**Your assignment**.
From the listing below, return every line with the string "slab" in it.

**Input data**.

struct BigScratch {
	uint16_t* ins_key; uint32_t* ins_pos; uint16_t* rem_key; uint32_t* rem_pos; uint16_t* uctx;
	uint32_t cap, uctx_cap, slots;
	const uint32_t* todo_in; const uint32_t* todo_in_count;
	uint32_t* spill_ctr;
	uint32_t chg_cap;
	uint4* sim_hdr;
	uint16_t* sim_keys;
	uint32_t* sim_pos;
	uint32_t* cont;
};
#define MGL_CONT_WORDS 368u
#define MGL_CONT_MAGIC 0x434F4E54u
#ifndef MGL_PICK_T_GLOBAL
#define MGL_PICK_T_GLOBAL 1
#endif
#ifndef MGL_REST_WAVES_PER_SIMD
#define MGL_REST_WAVES_PER_SIMD 4
#endif
#define MGL_NBR_FULL 0
#define MGL_NBR_PICK 1
#define MGL_NBR_REST 2
#ifndef MGL_BIG_WAVES
#define MGL_BIG_WAVES 4u
#endif
#define MGL_COOP_SIM 1u
#define MGL_COOP_EXIT 2u
#define MGL_COOP_BYTES 128u
struct CoopCmd {
	uint32_t gen;
	uint32_t op;
	uint32_t slot;
	uint32_t n_ins, n_rem, nu, limit;
	uint32_t overlay;
	unsigned long long sum[MGL_BIG_WAVES];
};
static_assert(sizeof(CoopCmd) <= MGL_COOP_BYTES, "CoopCmd outgrew its LDS");
__device__ __forceinline__ CoopCmd* coop_cmd(unsigned char* smem, uint32_t per_wave_bytes)
{
	return (CoopCmd*)(smem + 4096u + per_wave_bytes + 12u * MGL_BIG_CAP);
}
__device__ __forceinline__ void coop_share(const DevCtx& c, const Base2& b, const BigScratch& big, unsigned long long* dbg, unsigned char* smem,
                                           uint32_t per_wave_bytes, const uint16_t* T, CoopCmd* cmd, uint32_t lane, uint32_t wid)
{
	const uint32_t slot = uni(cmd->slot), overlay = uni(cmd->overlay);
// ... 28 lines not shown
		cmd->overlay = overlay ? (uint32_t)((unsigned char*)overlay - smem) : 0u;
		cmd->gen = cmd->gen + 1u;
	}
	__syncthreads();
	coop_share(c, b, big, dbg, smem, per_wave_bytes, T, cmd, lane, 0u);
	uint64_t d = 0;
	for (uint32_t w = 0; w < (blockDim.x >> 6); w++) d += cmd->sum[w];
	wave_sync();
	return (int64_t)d;
}
__device__ __forceinline__ void coop_helpers(const DevCtx& c, const Base2& b, const BigScratch& big, unsigned long long* dbg, unsigned char* smem,
                                             uint32_t per_wave_bytes, const uint16_t* T, uint32_t lane, uint32_t wid)
{
	CoopCmd* cmd = coop_cmd(smem, per_wave_bytes);
	uint32_t seen = 0;
	for (;;) {
		__syncthreads();
		const uint32_t gen = uni(cmd->gen);
		if (uni(cmd->op) == MGL_COOP_EXIT || gen == seen) return;
		seen = gen;
		coop_share(c, b, big, dbg, smem, per_wave_bytes, T, cmd, lane, wid);
	}
}
template <bool BIG, int MODE, bool PROF = false>
__device__ __forceinline__ void nbr2_one(const DevCtx& c, const Base2& b, Control* ctl, uint64_t seed,
                                         uint64_t step_override, uint32_t K, const NbrOut& out, uint32_t per_wave_bytes,
                                         uint32_t* todo, uint32_t* todo_count, unsigned long long* prof_acc,
                                         const BigScratch& big, uint4* pickrec, uint32_t j_base, uint32_t j_end, uint4* pickstate,
                                         unsigned char* smem, const uint16_t* T, uint32_t unit, uint32_t lane, uint32_t wid)
{
	uint32_t j = j_base + unit;
	uint32_t slot = 0;
	const unsigned long long t_begin = prof_acc ? __builtin_readcyclecounter() : 0ull;
	if (BIG) {
		slot = unit;
		const uint32_t nflag = *big.todo_in_count;
		if (slot >= nflag) return;
		j = uni(big.todo_in[slot]);
		if (lane == 0) atomicAdd((unsigned long long*)&ctl->big_nbrs, 1ull);
	}
	if (j >= K || (!BIG && j >= j_end)) return;
	unsigned char* mine = smem + ((MODE == MGL_NBR_REST || (MODE == MGL_NBR_PICK && MGL_PICK_T_GLOBAL)) ? 0u : 4096u) + (size_t)wid * per_wave_bytes;
	Journal jn;
	jn.old = (mgl_pk*)mine;
	jn.neu = jn.old + MGL_MAX_DIFFS;
	jn.pos = (uint32_t*)(jn.neu + MGL_MAX_DIFFS);
	jn.count = 0; jn.overflow = false;
	Changes ch;
	ch.nbitwords = (c.L.total + 31u) >> 5;
	ch.ctxbits = jn.pos + MGL_MAX_DIFFS;
	unsigned char* uni_base = MODE == MGL_NBR_PICK ? mine : (unsigned char*)(ch.ctxbits + ((ch.nbitwords + 3u) & ~3u));
	uint16_t* probs = (uint16_t*)uni_base;
	uint32_t* lencost = (uint32_t*)(uni_base + (size_t)b.ck_elems * 2);
// ... 6 lines not shown
	if (BIG) {
		if (slot >= big.slots) {
			if (lane == 0) { const uint32_t s2 = atomicAdd(todo_count, 1u); todo[s2] = j; }
			return;
		}
		ch.ins_key = big.ins_key + (size_t)slot * big.cap; ch.ins_pos = big.ins_pos + (size_t)slot * big.cap;
		ch.rem_key = big.rem_key + (size_t)slot * big.cap; ch.rem_pos = big.rem_pos + (size_t)slot * big.cap;
		ch.uctx = big.uctx + (size_t)slot * big.uctx_cap;
		ch.cap = big.cap; ch.uctx_cap = big.uctx_cap;
	}
	ch.n_ins = ch.n_rem = 0; ch.direct = 0; ch.overflow = false; ch.list_full = false;
	bool too_many = false;
	bool spilled = BIG;

	const uint64_t gstep = step_override != ~0ull ? step_override : ctl->gstep;
	NbrRng rng; rng.key = mgl_rng_key(seed, gstep, j); rng.n = 0;
	uint32_t* const crec = (BIG && big.cont != nullptr) ? big.cont + (size_t)slot * MGL_CONT_WORDS : nullptr;
	bool resumed = false;
	if (BIG && crec != nullptr) resumed = uni(crec[0]) == MGL_CONT_MAGIC && uni(crec[1]) == j;

	uint32_t target;
	mgl_wstate nb;
	if (MODE == MGL_NBR_REST && lane == 0) big.sim_hdr[j] = make_uint4(0xFFFFFFFFu, 0u, 0u, 0u);
	if (MODE == MGL_NBR_REST) {
		const uint4 s0 = pickstate[2u * j], s1 = pickstate[2u * j + 1u];
		target = s0.x; rng.n = s0.y;
		nb.pos = target; nb.ctx_state = s0.z;
		nb.dists[0] = s0.w; nb.dists[1] = s1.x; nb.dists[2] = s1.y; nb.dists[3] = s1.z;
	} else if (BIG && resumed) {
		target = uni(crec[2]);
		nb.pos = uni(crec[3]); nb.ctx_state = uni(crec[4]);
		nb.dists[0] = uni(crec[5]); nb.dists[1] = uni(crec[6]); nb.dists[2] = uni(crec[7]); nb.dists[3] = uni(crec[8]);
	} else if (c.strat_pre != nullptr) {
		target = uni(c.strat_tgt[j]);
		rng.n = 1;
		nb = uni_state(base_state_at(b, target));
		if (MODE == MGL_NBR_PICK && lane == 0) {
			pickstate[2u * j] = make_uint4(target, rng.n, nb.ctx_state, nb.dists[0]);
			pickstate[2u * j + 1u] = make_uint4(nb.dists[1], nb.dists[2], nb.dists[3], 0u);
		}
	} else {
		uint32_t mydraw = lane < 32 ? mgl_rng_draw(rng.key, lane) % c.n : 0;
		bool on = lane < 32 && ((b.onwalk[mydraw >> 6] >> (mydraw & 63u)) & 1ull);
		unsigned long long m = __ballot(on);
		if (m) {
			int f = __ffsll((long long)m) - 1;
			target = rdlane(mydraw, (uint32_t)f);
			rng.n = (uint32_t)f + 1;
		} else {
			rng.n = 32;
			uint32_t p = rdlane(mydraw, 31);
			uint32_t wd = p >> 6;
			uint64_t bits = b.onwalk[wd] & (~0ull << (p & 63u));
			while (!bits && ++wd < b.nw0) bits = b.onwalk[wd];
			target = uni(bits ? (wd << 6) + ctz64(bits) : 0u);
		}
		nb = uni_state(base_state_at(b, target));
		if (MODE == MGL_NBR_PICK && lane == 0) {
			pickstate[2u * j] = make_uint4(target, rng.n, nb.ctx_state, nb.dists[0]);
			pickstate[2u * j + 1u] = make_uint4(nb.dists[1], nb.dists[2], nb.dists[3], 0u);
		}
	}
	Prof prof;
	prof_start(prof, MODE == MGL_NBR_PICK ? nullptr : prof_acc);
	ch.dbg = MODE == MGL_NBR_PICK ? nullptr : prof_acc;
	PickProf pp;
	pp.acc = PROF ? prof_acc + 32u + K : nullptr;
	pp.t = t_begin;
	ch.diag = c.diag_stop;
	const uint32_t pos = target;
	mgl_wstate bs = nb;
	Win win; win.base = 0xFFFFFFFFu; win.pk = 0; win.byte = 0;
	Walk tw;

	win_cover(win, c, b.slab, pos, lane);
	const mgl_pk first = win_pk(win, pos);
	mgl_pk m_first = first, m_second = 0;
	bool second_set = false, mutated = false;
	prof_mark(prof, 0, lane);
	if (c.diag_stop == 1) { if (lane == 0) { out.cost[j] = MGL_INVALID_COST; out.ndiffs[j] = 0; out.walked[j] = first; } return; }
	if (!(BIG && resumed) && pos + 1 < c.n && (nbr_draw(rng) % 2u) == 0) {
		const mgl_pk second = uni64(b.slab[pos + 1]);
		const uint32_t ft = mgl_pk_type(first), flen = mgl_pk_len(first);
		const uint32_t st = mgl_pk_type(second), slen = mgl_pk_len(second), sdist = mgl_pk_dist(second);
		if ((ft == MGL_LONG_REP || ft == MGL_MATCH) && flen > 2) {
			m_second = mgl_pack(ft, mgl_pk_dist(first), flen - 1);
			m_first = MGL_PK_LITERAL;
			if (MODE != MGL_NBR_PICK) { journal_set(jn, pos, first, m_first, lane); journal_set(jn, pos + 1, second, m_second, lane); }
			second_set = true; mutated = true;
		} else if ((ft == MGL_LITERAL || ft == MGL_SHORT_REP) && (st == MGL_MATCH || st == MGL_LONG_REP)) {
			uint32_t rep_start = pos - (st == MGL_LONG_REP ? mgl_dist_at(&nb, sdist) : sdist);
			if (slen < MGL_MAX_MATCH && rep_start > 0 && rep_start <= pos && win_byte(win, pos) == c.data[rep_start - 1]) {
				m_first = mgl_pack(st, sdist, slen + 1);
				if (MODE != MGL_NBR_PICK) journal_set(jn, pos, first, m_first, lane);
				mutated = true;
			}
		}
	}
	enum { P_MODEL, P_SIM, P_TOPK, P_WALK, P_OUT };
	uint32_t phase = mutated ? P_WALK : P_MODEL;
	if (MODE == MGL_NBR_PICK && mutated) return;
	TopkPlan plan;
	if (MODE == MGL_NBR_PICK) {
		if (PROF) pick_prof_mark(&pp, 0, lane);
		if (MGL_PICK_BATCH) topk_plan_make(plan, c, nb, lane);
		if (PROF) pick_prof_mark(&pp, 1, lane);
	}
	if (MODE == MGL_NBR_REST && c.diag_stop != 0 && c.diag_stop != 4 && c.diag_stop < 40) return;
	bool pick_is_mutation = !mutated;
	uint32_t pick_pos = pos;
	mgl_pk pick_inc = first;
	bool pick_best = false;
	bool have_pick = false;
	mgl_pk picked_pk = 0, resume_old = 0;
	uint32_t sim_limit = MGL_POS_INF;
	bool sim_overlay = false;
	int64_t delta = 0;
	bool generate_failed = false, sim_deferred = false, walk_long = false;
	uint32_t npicks = 0;
	uint32_t count = 0;
	uint32_t walked = 0;
	uint32_t wend = 0;
	uint32_t wsoft = 0xFFFFFFFFu, taint = 0xFu, dep = 0u;
// ... 2 lines not shown
	if (BIG && resumed) {
		bs.pos = uni(crec[9]); bs.ctx_state = uni(crec[10]);
		bs.dists[0] = uni(crec[11]); bs.dists[1] = uni(crec[12]); bs.dists[2] = uni(crec[13]); bs.dists[3] = uni(crec[14]);
		count = uni(crec[15]); walked = uni(crec[16]); npicks = uni(crec[17]); wsoft = uni(crec[18]); taint = uni(crec[19]); dep = uni(crec[20]);
		rng.n = uni(crec[21]); guard = uni(crec[22]); jn.count = uni(crec[23]); ch.n_ins = uni(crec[24]); ch.n_rem = uni(crec[25]);
		const uint32_t fl = uni(crec[26]);
		pick_best = (fl & 1u) != 0; second_set = (fl & 2u) != 0;
		pick_inc = (mgl_pk)uni(crec[28]) | ((mgl_pk)uni(crec[29]) << 32);
		resume_old = (mgl_pk)uni(crec[30]) | ((mgl_pk)uni(crec[31]) << 32);
		m_second = (mgl_pk)uni(crec[32]) | ((mgl_pk)uni(crec[33]) << 32);
		ch.direct = (int64_t)((uint64_t)uni(crec[34]) | ((uint64_t)uni(crec[35]) << 32));
		if (lane < jn.count) {
			jn.pos[lane] = crec[48u + lane];
			jn.old[lane] = reinterpret_cast<const mgl_pk*>(crec + 112u)[lane];
			jn.neu[lane] = reinterpret_cast<const mgl_pk*>(crec + 240u)[lane];
		}
		wave_sync();
		if (lane == 0) crec[0] = 0u;
		pick_pos = nb.pos;
		mutated = true; pick_is_mutation = false; first_packet = false;
		phase = P_MODEL;
	}
	if ((MODE == MGL_NBR_REST || (BIG && pickrec != nullptr)) && !mutated) {
		const uint4 rec = pickrec[j];
		if (!(rec.w & 1u)) { generate_failed = true; phase = P_OUT; }
		else {
			m_first = (mgl_pk)rec.x | ((mgl_pk)rec.y << 32);
			journal_set(jn, pos, first, m_first, lane);
			rng.n = rec.z;
			pick_is_mutation = false;
			phase = P_WALK;
		}
	}

	for (;;) {
		if (MODE == MGL_NBR_REST && (phase == P_MODEL || phase == P_TOPK)) { ch.overflow = true; phase = P_OUT; continue; }
		if (MODE != MGL_NBR_REST && phase == P_MODEL) {
			if ((ch.n_ins + ch.n_rem) != 0 && !spilled) {
				uint32_t sl = 0;
				if (lane == 0) sl = atomicAdd(big.spill_ctr, 1u);
				sl = uni(sl);
				if (sl >= big.slots) { ch.overflow = true; phase = P_OUT; continue; }
				uint16_t* gik = big.ins_key + (size_t)sl * big.cap; uint32_t* gip = big.ins_pos + (size_t)sl * big.cap;
				uint16_t* grk = big.rem_key + (size_t)sl * big.cap; uint32_t* grp = big.rem_pos + (size_t)sl * big.cap;
				for (uint32_t i = lane; i < ch.n_ins; i += 64) { gik[i] = ch.ins_key[i]; gip[i] = ch.ins_pos[i]; }
				for (uint32_t i = lane; i < ch.n_rem; i += 64) { grk[i] = ch.rem_key[i]; grp[i] = ch.rem_pos[i]; }
				__threadfence_block();
				wave_sync();
				ch.ins_key = gik; ch.ins_pos = gip; ch.rem_key = grk; ch.rem_pos = grp;
				ch.uctx = big.uctx + (size_t)sl * big.uctx_cap;
				ch.cap = big.cap; ch.uctx_cap = big.uctx_cap;
				spilled = true;
			}
			model_load(c, b, probs, T, pick_pos, lane);
			if (PROF) pick_prof_mark(&pp, 2, lane);
			if (!pick_is_mutation) prof_mark(prof, 5, lane);
			if (pick_is_mutation) {
				prof_mark(prof, 1, lane);
				if (c.diag_stop == 2) { if (lane == 0) { out.cost[j] = MGL_INVALID_COST; out.ndiffs[j] = 0; out.walked[j] = probs[lane]; } return; }
			}
			if ((ch.n_ins + ch.n_rem) != 0) { sim_limit = pick_pos; sim_overlay = true; phase = P_SIM; }
			else phase = P_TOPK;
		}
		if (MODE == MGL_NBR_REST && phase == P_SIM) {
			uint16_t* gk = big.sim_keys + (size_t)j * (2u * big.chg_cap);
			uint32_t* gp = big.sim_pos + (size_t)j * (2u * big.chg_cap);
			for (uint32_t e = lane; e < ch.n_ins; e += 64) { gk[e] = ch.ins_key[e]; gp[e] = ch.ins_pos[e]; }
			for (uint32_t e = lane; e < ch.n_rem; e += 64) { gk[big.chg_cap + e] = ch.rem_key[e]; gp[big.chg_cap + e] = ch.rem_pos[e]; }
			if (lane == 0) big.sim_hdr[j] = make_uint4(ch.n_ins, ch.n_rem, (uint32_t)(uint64_t)ch.direct, (uint32_t)((uint64_t)ch.direct >> 32));
			sim_deferred = true;
			phase = P_OUT;
			continue;
		}
		if (MODE == MGL_NBR_FULL && phase == P_SIM) {
			int64_t r;
			if (BIG) r = coop_sim(c, b, big, prof_acc, smem, per_wave_bytes, T, ch, slot, sim_limit, sim_overlay ? probs : nullptr, lane, &too_many);
			else r = chain_sim(b, ch, T, sim_limit, sim_overlay ? probs : nullptr, lane, &too_many);
			wave_sync();
			if (too_many) { phase = P_OUT; continue; }
			if (sim_overlay) { prof_mark(prof, 6, lane); phase = P_TOPK; }
			else { delta = r; prof_mark(prof, 4, lane); phase = P_OUT; }
		}
		if (MODE != MGL_NBR_REST && phase == P_TOPK) {
			walk_from_state(tw, nb);
			walk_window(tw, c, b.slab, lane);
			mgl_pk picked;
			bool ok;
			if constexpr (MODE == MGL_NBR_PICK) ok = pick_from_top_k<4, MGL_PICK_BATCH != 0, PROF>(c, tw, probs, T, lencost, pick_inc, pick_best, rng, lane, &picked, &plan, &pp);
			else ok = pick_from_top_k<1>(c, tw, probs, T, lencost, pick_inc, pick_best, rng, lane, &picked);
			if (MODE == MGL_NBR_PICK) {
				if (lane == 0) pickrec[j] = make_uint4((uint32_t)picked, (uint32_t)(picked >> 32), rng.n, ok ? 1u : 0u);
				if (PROF) pick_prof_mark(&pp, 14, lane);
				if (PROF && pp.acc && lane == 0) pp.acc[2u * MGL_PICK_STAGES + j] = __builtin_readcyclecounter() - t_begin;
				return;
			}
			if (pick_is_mutation) {
				if (!ok) { generate_failed = true; phase = P_OUT; continue; }
				m_first = picked;
				journal_set(jn, pos, first, m_first, lane);
				pick_is_mutation = false;
				prof_mark(prof, 2, lane);
				if (c.diag_stop == 3 || (c.diag_stop >= 31 && c.diag_stop <= 39)) { if (lane == 0) { out.cost[j] = MGL_INVALID_COST; out.ndiffs[j] = 0; out.walked[j] = (uint32_t)m_first; } return; }
			} else {
				picked_pk = ok ? picked : pick_inc;
				have_pick = true;
				prof_mark(prof, 7, lane);
			}
			win.base = 0xFFFFFFFFu;
			phase = P_WALK;
		}
		if (MODE != MGL_NBR_PICK && phase == P_WALK) {
			bool request_pick = false;
			while (nb.pos < c.n || bs.pos < c.n) {
				if (ch.overflow || jn.overflow || too_many || ++guard > (BIG ? (1u << 20) : 4096u)) { ch.overflow = true; break; }
// ... 178 lines not shown
			if (BIG) atomicAdd((unsigned long long*)&ctl->fallback_nbrs, 1ull);
			out.cost[j] = MGL_INVALID_COST; out.ndiffs[j] = 0; out.walked[j] = 0; out.win[2u * j] = pos; out.win[2u * j + 1u] = MGL_WIN_NONE;
		}
		return;
	}
	const uint64_t total = (uint64_t)((int64_t)ctl->rebuild_cost + delta + ch.direct);
	uint32_t nd = 0;
	for (uint32_t i = 0; i < jn.count; i++) {
		if (jn.old[i] == jn.neu[i]) continue;
		if (lane == 0) {
			out.dpos[(size_t)j * MGL_MAX_DIFFS + nd] = jn.pos[i];
			out.dold[(size_t)j * MGL_MAX_DIFFS + nd] = jn.old[i];
			out.dnew[(size_t)j * MGL_MAX_DIFFS + nd] = jn.neu[i];
		}
		nd++;
	}
	if (lane == 0) { if (!sim_deferred) out.cost[j] = total; out.ndiffs[j] = nd; out.walked[j] = walked; out.win[2u * j] = pos; out.win[2u * j + 1u] = wend; out.win2[j] = (wsoft < wend ? wsoft : wend) | (dep << 31); }
	if (prof_acc && lane == 0)
		prof_acc[32 + j] = ((__builtin_readcyclecounter() - t_begin) & 0xFFFFFFFFFFull) |
		                   ((unsigned long long)((ch.n_ins + ch.n_rem) & 0xFFFu) << 40) | ((unsigned long long)(walked & 0xFFFu) << 52);
}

**Finished exercise**.
	win_cover(win, c, b.slab, pos, lane);
		const mgl_pk second = uni64(b.slab[pos + 1]);
			walk_window(tw, c, b.slab, lane);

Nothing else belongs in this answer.